What Questions Should Robots Be Able to Answer? A Dataset of User Questions for Explainable Robotics

With the growing use of large language models and conversational interfaces in human-robot interaction, robots' ability to answer user questions is more important than ever. We therefore introduce a dataset of 1,893 user questions for household robots, collected from 100 participants and organized into 12 categories and 70 subcategories. Most work in explainable robotics focuses on why-questions. In contrast, our dataset provides a wide variety of questions, from questions about simple execution details to questions about how the robot would act in hypothetical scenarios -- thus giving roboticists valuable insights into what questions their robot needs to be able to answer. To collect the dataset, we created 15 video stimuli and 7 text stimuli, depicting robots performing varied household tasks. We then asked participants on Prolific what questions they would want to ask the robot in each portrayed situation. In the final dataset, the most frequent categories are questions about task execution details (21.4%), the robot's capabilities (12.6%), and performance assessments (10.7%). Although questions about how robots would handle potentially difficult scenarios and ensure correct behavior are less frequent, users rank them as the most important for robots to be able to answer. Moreover, we find that users who identify as novices in robotics ask different questions than more experienced users. Novices are more likely to inquire about simple facts, such as what the robot did or the current state of the environment. As robots enter environments shared with humans and language becomes central to giving instructions and interaction, this dataset provides a valuable foundation for (i) identifying the information robots need to log and expose to conversational interfaces, (ii) benchmarking question-answering modules, and (iii) designing explanation strategies that align with user expectations.

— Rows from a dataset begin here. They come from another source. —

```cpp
template <typename TC>
bool dattn_merge_validated(int dhp) {
    static int cached[5] = {-1, -1, -1, -1, -1};
    static const int force = getenv("ACAI_DATTN_MERGE") ? atoi(getenv("ACAI_DATTN_MERGE")) : -1;
    if (force >= 0) return force != 0;
    const int lpk = dhp * (int)sizeof(TC) / 16;
    int idx = lpk == 1 ? 0 : lpk == 2 ? 1 : lpk == 4 ? 2 : lpk == 8 ? 3 : lpk == 16 ? 4 : -1;
    if (idx < 0) return false;
    if (cached[idx] < 0) {
        auto occ = [](int L, int &n) -> hipError_t {
            switch (L) {
#define ACAI_OCC(LL) case LL: return hipOccupancyMaxActiveBlocksPerMultiprocessor(&n, reinterpret_cast<const void *>(&decode_attn_kernel<TC, LL, true>), 256, 0);
                ACAI_OCC(1) ACAI_OCC(2) ACAI_OCC(4) ACAI_OCC(8) ACAI_OCC(16)
#undef ACAI_OCC
            }
// ... 93 lines not shown
            s.k_cache = kvl->k_self; s.v_cache = kvl->v_self; s.step = d->step;
            s.E = E; s.H = H; s.dh = d->dh; s.dhp = d->dhp; s.Tmax = d->Tmax;
        }
        return launch_skinny<TW>(s, st);
    };
    auto unembed = [&](const float *x, const float *lnw, const float *lnb, float eps, const float *ln2w, const float *ln2b) -> int {
        return skinny(x, E, d->unembed_w, d->unembed_b, nullptr, d->logits, d->V, d->V, E, rnd, nullptr, lnw, lnb, nullptr, nullptr, nullptr,
                      nullptr, eps, ln2w, ln2b);
    };
    const bool cross_f8 = (d->flags & ACAI_DEC_CROSS_FP8) != 0;
    auto attend = [&](const float *q, int ldq, const void *kc, const void *vc, bool cross, const AcaiDecLayer *ly = nullptr) -> int {
        DAttnArgs a{};
        a.q = q; a.kc = kc; a.vc = vc; a.ldq = ldq; a.H = H; a.dh = d->dh; a.dhp = d->dhp; a.Tmax = d->Tmax;
        a.partial = d->partial; a.scale_log2e = sc;
        if (cross && cross_f8) {
            a.seq_off = d->cross_off; a.seq_len = d->cross_len; a.chunk = d->cross_chunk; a.nsplit = d->cross_nsplit;
            a.dhp = d->dhp < 16 ? 16 : d->dhp;
            a.k_scale = ly->k_cross_scale; a.v_scale = ly->v_cross_scale;
            if (a.nsplit == 1 || (d->tickets && dattn_merge_validated_fp8(a.dhp))) {
                a.out = d->attn; a.ldo = E; a.round_out = rnd ? 1 : 0;
                if (a.nsplit > 1) a.tickets = d->tickets;
                return launch_dattn_fp8(a, B, st);
            }
            int r = launch_dattn_fp8(a, B, st);
            if (r) return r;
            hipLaunchKernelGGL(attn_combine_kernel, dim3(H, B), dim3(64), 0, st, d->partial, d->attn, E, H, d->dh, a.dhp, a.nsplit, rnd ? 1 : 0);
            ACAI_LAUNCH_CHECK("attn_combine");
            return 0;
        }
        if (cross) {
            a.seq_off = d->cross_off; a.seq_len = d->cross_len; a.chunk = d->cross_chunk; a.nsplit = d->cross_nsplit;
        } else {
            a.step = d->step; a.chunk = d->self_chunk; a.nsplit = d->self_nsplit;
            if (beam) {
                a.anc = beam->anc; a.anc_pitch = beam->pitch; a.anc_bstride = (long long)beam->rows * beam->pitch;
            }
            if (slots) {
                a.seq_len = slots->t; a.slot_first = slots->first;
            }
        }
        static const bool no_group = getenv("ACAI_DECODE_GROUP_KERNEL") && atoi(getenv("ACAI_DECODE_GROUP_KERNEL")) == 0;
        const int group = (!no_group && sizeof(TW) == 2 && d->dhp == 64 && cross && d->cross_group > 1 && B % d->cross_group == 0) ? d->cross_group : 1;
        if (a.nsplit == 1) {
            a.out = d->attn; a.ldo = E; a.round_out = rnd ? 1 : 0;
            return group > 1 ? launch_dattn_group(a, B, group, st) : launch_dattn<TW>(a, B, st);
        }
        if (d->tickets && (group > 1 || dattn_merge_validated<TW>(d->dhp))) {
            a.out = d->attn; a.ldo = E; a.round_out = rnd ? 1 : 0; a.tickets = d->tickets;
            return group > 1 ? launch_dattn_group(a, B, group, st) : launch_dattn<TW>(a, B, st);
        }
        int r = launch_dattn<TW>(a, B, st);
        if (r) return r;
        hipLaunchKernelGGL(attn_combine_kernel, dim3(H, B), dim3(64), 0, st, d->partial, d->attn, E, H, d->dh, d->dhp, a.nsplit, rnd ? 1 : 0);
        ACAI_LAUNCH_CHECK("attn_combine");
        return 0;
    };

    if (fused) {
        float *st0 = d->stats, *st1 = d->stats + 2 * B, *st2 = d->stats + 4 * B;
        float *zin = d->x, *z1 = d->proj, *z2 = d->xn;
        const float *lnw = nullptr, *lnb = nullptr;
        for (int l = 0; l < d->L; ++l) {
            const AcaiDecLayer *ly = d->layers + l;
            if ((rc = skinny(zin, E, ly->self_in_w, ly->self_in_b, nullptr, d->qkv, 3 * E, 3 * E, E, rnd, ly, lnw, lnb, st0))) return rc;
            if ((rc = attend(d->qkv, 3 * E, ly->k_self, ly->v_self, false))) return rc;
            if ((rc = skinny(d->attn, E, ly->self_out_w, ly->self_out_b, zin, z1, E, E, E, rnd, nullptr, nullptr, nullptr, nullptr, lnw, lnb, st0))) return rc;
// ... 155 lines not shown
    if (tickets && out) {
        a.out = out; a.ldo = ldo; a.round_out = round_out; a.tickets = tickets;
        return dtype == ACAI_BF16 ? launch_dattn<bf16_t>(a, B, st) : launch_dattn<float>(a, B, st);
    }
    int rc = dtype == ACAI_BF16 ? launch_dattn<bf16_t>(a, B, st) : launch_dattn<float>(a, B, st);
    if (rc || !out) return rc;
    hipLaunchKernelGGL(attn_combine_kernel, dim3(H, B), dim3(64), 0, st, partial, out, ldo, H, dh, dhp, nsplit, round_out);
    ACAI_LAUNCH_CHECK("attn_combine");
    return 0;
}

extern "C" int acai_decode_attn_fp8(const float *q, int ldq, const void *kc, const void *vc, const float *k_scale, const float *v_scale,
                                    const int64_t *seq_off, const int32_t *seq_len, float *partial, float *out, int ldo, int B, int H, int dh,
                                    int dhp, int chunk, int nsplit, int round_out, uint32_t *tickets, void *stream) {
    ACAI_CHECK_ARG(q && kc && vc && k_scale && v_scale && seq_off && seq_len && partial, "acai_decode_attn_fp8: null operand");
    ACAI_CHECK_ARG(B > 0 && H > 0 && dh > 0 && dhp >= dh && (dhp == 16 || dhp == 32 || dhp == 64) && chunk > 0 && nsplit > 0,
                   "acai_decode_attn_fp8: bad dims");
    DAttnArgs a{};
    a.q = q; a.kc = kc; a.vc = vc; a.k_scale = k_scale; a.v_scale = v_scale; a.seq_off = seq_off; a.seq_len = seq_len; a.partial = partial;
    a.ldq = ldq; a.H = H; a.dh = dh; a.dhp = dhp; a.chunk = chunk; a.nsplit = nsplit;
    a.scale_log2e = 1.4426950408889634f / sqrtf((float)dh);
    hipStream_t st = (hipStream_t)stream;
    if (tickets && out) {
        a.out = out; a.ldo = ldo; a.round_out = round_out; a.tickets = tickets;
        return launch_dattn_fp8(a, B, st);
    }
    int rc = launch_dattn_fp8(a, B, st);
    if (rc || !out) return rc;
    hipLaunchKernelGGL(attn_combine_kernel, dim3(H, B), dim3(64), 0, st, partial, out, ldo, H, dh, dhp, nsplit, round_out);
    ACAI_LAUNCH_CHECK("attn_combine");
    return 0;
}

extern "C" int acai_debug_stamps(void *buf, int cap_launches) {
    g_stamps = (unsigned long long *)buf;
    g_stamp_cap = buf ? cap_launches : 0;
    g_stamp_next = 0;
    return 0;
}

extern "C" int acai_decode_merge_in_launch(int dtype, int dhp) {
    if (dtype == ACAI_FP8_E4M3) {
        ACAI_CHECK_ARG(dhp == 16 || dhp == 32 || dhp == 64, "acai_decode_merge_in_launch: bad FP8 dhp");
        return dattn_merge_validated_fp8(dhp) ? 1 : 0;
    }
    ACAI_CHECK_ARG((dtype == ACAI_BF16 || dtype == ACAI_F32) && dhp > 0 && dhp <= 64 && (dhp & (dhp - 1)) == 0, "acai_decode_merge_in_launch: bad dtype / dhp");
    return dtype == ACAI_BF16 ? (dattn_merge_validated<bf16_t>(dhp) ? 1 : 0) : (dattn_merge_validated<float>(dhp) ? 1 : 0);
}

extern "C" int acai_decode_hidden(const AcaiDecoder *d, const float *x_in, void *stream) {
    int rc = check_decoder(d);
    if (rc) return rc;
    ACAI_CHECK_ARG(x_in, "acai_decode_hidden: null input");
    hipStream_t st = (hipStream_t)stream;
    hipError_t e = hipMemcpyAsync(d->x, x_in, sizeof(float) * (size_t)d->B * d->E, hipMemcpyDeviceToDevice, st);
    if (e != hipSuccess) return acai_set_err((int)e, "hipMemcpyAsync: %s", hipGetErrorString(e));
    rc = decode(d, nullptr, st, false, false);
    if (rc) return rc;
    hipLaunchKernelGGL(advance_cache_kernel, dim3(1), dim3(1), 0, st, d->step);
    ACAI_LAUNCH_CHECK("advance_cache");
    x_valid_set(d, false);
    return 0;
}

extern "C" int acai_decode_embed(const AcaiDecoder *d, void *stream) {
    int rc = check_decoder(d);
// ... 27 lines not shown
    int rc = check_step(d, "acai_decode_step", chained);
    if (rc) return rc;
    hipStream_t st = (hipStream_t)stream;
    rc = decode(d, nullptr, st, !chained);
    if (rc) return rc;
    hipLaunchKernelGGL(argmax_logprob_kernel, dim3(1), dim3(d->B > 8 ? 1024 : (d->B > 4 ? 512 : 256)), 0, st, d->logits, d->V, d->B, d->seqs, d->logprobs, d->max_len, d->step,
                       d->finished, d->eos, (d->flags & ACAI_GEMM_ROUND_BF16) ? 1 : 0, 1, chained ? (const float *)d->emb : nullptr, (const float *)d->pos, d->x, d->E, d->Tmax);
    ACAI_LAUNCH_CHECK("argmax_logprob");
    return 0;
}

extern "C" int acai_decode_sample_step(const AcaiDecoder *d, const float *uniforms, int top_k, float temperature, void *stream) {
    const bool chained = d && d->E % 4 == 0;
    int rc = check_step(d, "acai_decode_sample_step", chained);
    if (rc) return rc;
    ACAI_CHECK_ARG(uniforms && top_k >= 1 && top_k <= 64 && temperature > 0.f && d->V <= 512,
                   "acai_decode_sample_step: needs uniforms, 1 <= top_k <= 64, temperature > 0, vocabulary <= 512 (top_k=%d V=%d)", top_k, d->V);
    hipStream_t st = (hipStream_t)stream;
    rc = decode(d, nullptr, st, !chained);
    if (rc) return rc;
    hipLaunchKernelGGL(sample_logprob_kernel, dim3(cdiv(d->B, 4)), dim3(256), 0, st, d->logits, d->V, d->B, d->seqs, d->logprobs, d->max_len, d->step,
                       d->finished, d->eos, (d->flags & ACAI_GEMM_ROUND_BF16) ? 1 : 0, uniforms, top_k, 1.0f / temperature,
                       chained ? (const float *)d->emb : nullptr, (const float *)d->pos, d->x, d->E, d->Tmax);
    hipLaunchKernelGGL(sample_bookkeeping_kernel, dim3(1), dim3(64), 0, st, d->B, d->step, d->finished);
    ACAI_LAUNCH_CHECK("sample_logprob");
    return 0;
}

extern "C" int acai_decode_beam_step(const AcaiDecoder *d, const AcaiBeam *bs, void *stream) {
    int rc = check_step(d, "acai_decode_beam_step", true);
    if (rc) return rc;
    ACAI_CHECK_ARG(bs && bs->anc && bs->tok && bs->lp && bs->cum && bs->len, "acai_decode_beam_step: null beam state");
    ACAI_CHECK_ARG(bs->K >= 1 && bs->K <= BEAM_MAX && d->B % bs->K == 0 && bs->rows >= d->B && bs->pitch >= d->max_len && d->V <= 512 &&
                       d->E % 4 == 0 && d->self_chunk <= 16384,
                   "acai_decode_beam_step: needs 1 <= K <= 16 dividing B, rows >= B, pitch >= max_len, vocabulary <= 512, E %% 4 == 0, "
                   "self_chunk <= 16384 (K=%d B=%d rows=%d pitch=%d V=%d E=%d)", bs->K, d->B, bs->rows, bs->pitch, d->V, d->E);
    hipStream_t st = (hipStream_t)stream;
    rc = decode(d, nullptr, st, false, true, bs);
    if (rc) return rc;
    BeamArgs a{};
    a.logits = d->logits; a.V = d->V; a.K = bs->K; a.E = d->E; a.Tmax = d->Tmax; a.pitch = bs->pitch; a.eos = d->eos; a.pad = d->pad;
    a.round_lp = (d->flags & ACAI_GEMM_ROUND_BF16) ? 1 : 0;
    a.step = d->step; a.finished = d->finished; a.emb = d->emb; a.pos = d->pos; a.x = d->x;
    a.anc = bs->anc; a.tok = bs->tok; a.lp = bs->lp; a.bstride = (long long)bs->rows * bs->pitch; a.cum = bs->cum; a.len = bs->len;
    hipLaunchKernelGGL(beam_select_kernel, dim3(d->B / bs->K), dim3(256), 0, st, a);
    ACAI_LAUNCH_CHECK("beam_select");
    hipLaunchKernelGGL(sample_bookkeeping_kernel, dim3(1), dim3(64), 0, st, d->B, d->step, d->finished);
    ACAI_LAUNCH_CHECK("beam_bookkeeping");
    return 0;
}

static int check_slots(const AcaiDecoder *d, const AcaiSlots *sl, const char *fn) {
    int rc = check_unembed(d, fn);
    if (rc) return rc;
    ACAI_CHECK_ARG(d->seqs && d->logprobs && d->finished && d->max_len > 1 && d->max_len <= d->Tmax, "%s: null sequence state or max_len "
                   "outside [2, Tmax] (max_len=%d Tmax=%d)", fn, d->max_len, d->Tmax);
    ACAI_CHECK_ARG(sl && sl->t && sl->first && sl->cap && sl->rows >= d->B, "%s: null slot state or rows < B", fn);
    ACAI_CHECK_ARG(d->cross_group == 1 && d->E % 4 == 0, "%s: needs cross_group == 1 and E %% 4 == 0 (cross_group=%d E=%d)", fn,
                   d->cross_group, d->E);
    return 0;
}

extern "C" int acai_decode_slot_arm(const AcaiDecoder *d, const AcaiSlots *sl, const int32_t *rows, int n, void *stream) {
    int rc = check_slots(d, sl, "acai_decode_slot_arm");
    if (rc) return rc;
    ACAI_CHECK_ARG(n >= 0 && (n == 0 || rows), "acai_decode_slot_arm: bad row list (n=%d)", n);
    if (n > 0) {
// ... 61 lines not shown
```

### acai_omr_amd/engine.py

```python
import contextlib
import ctypes
import os

import weakref

import torch

from . import _lib, ops
from .scheduler import SlotScheduler


class WeightCache:

    def __init__(self):
        self._c = {}

    def __deepcopy__(self, memo):
        return WeightCache()

    def __reduce__(self):
        return (WeightCache, ())

    def invalidate(self):
        self._c.clear()
# ... 111 lines not shown
    ext[:M] = packed
    if fill_row is None:
        ext[M].zero_()
    else:
        ext[M] = fill_row
    idx = torch.full((B, Lm), M, dtype=torch.int32)
    mask = torch.ones(B, Lm, dtype=torch.bool)
    o = 0
    for b, l in enumerate(lens):
        idx[b, :l] = torch.arange(o, o + l, dtype=torch.int32)
        mask[b, :l] = False
        o += l
    out = ops.gather_rows(ext, idx.reshape(-1).to(packed.device))
    return out.view(B, Lm, E), mask.to(packed.device)


def unpad_rows(padded, mask):
    B, Lm, E = padded.shape
    if mask is None:
        return padded.reshape(B * Lm, E).float().contiguous(), [Lm] * B
    lens = (~mask).sum(dim=1).tolist()
    m = mask.cpu()
    for b, l in enumerate(lens):
        if bool(m[b, :l].any()):
            raise ValueError("latent_attention_mask must mark a suffix of each row as padding (as Encoder.create_attention_mask does)")
    idx = torch.cat([torch.arange(b * Lm, b * Lm + l, dtype=torch.int32) for b, l in enumerate(lens)]).to(padded.device)
    return ops.gather_rows(padded.reshape(B * Lm, E).float().contiguous(), idx), lens
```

翻译：随着大语言模型与对话式接口在人机交互中的广泛应用，机器人回答用户问题的能力比以往任何时候都更为重要。为此，我们构建了一个包含1,893个家庭机器人用户问题的数据集，这些问题从100名参与者中收集，并整理为12个大类与70个子类。现有可解释机器人学研究主要聚焦"为什么"类问题，而本数据集涵盖从简单执行细节到假设场景行为等多样化问题类型——为机器人学家提供了关于机器人应具备回答能力的关键洞察。为构建该数据集，我们制作了15个视频刺激材料与7个文本刺激材料，展示机器人执行多样化家务的场景，并通过Prolific平台邀请参与者针对每个场景描述向机器人提问。最终数据集显示，高频问题类别依次为：任务执行细节（21.4%）、机器人能力（12.6%）与性能评估（10.7%）。尽管用户较少询问机器人应对困难场景及确保正确行为的问题，但这类问题被用户评为最需要机器人回答的关键问题。此外，我们发现机器人领域的初学者与经验用户所提问题存在差异：初学者更倾向询问简单事实，如机器人已完成的操作或当前环境状态。随着机器人进入人类共享环境，语言成为指令下达与交互的核心载体，本数据集将为以下研究提供重要基础：（i）确定机器人需要记录并开放给对话式接口的信息；（ii）构建问答模块基准测试；（iii）设计与用户期望相符的解释策略。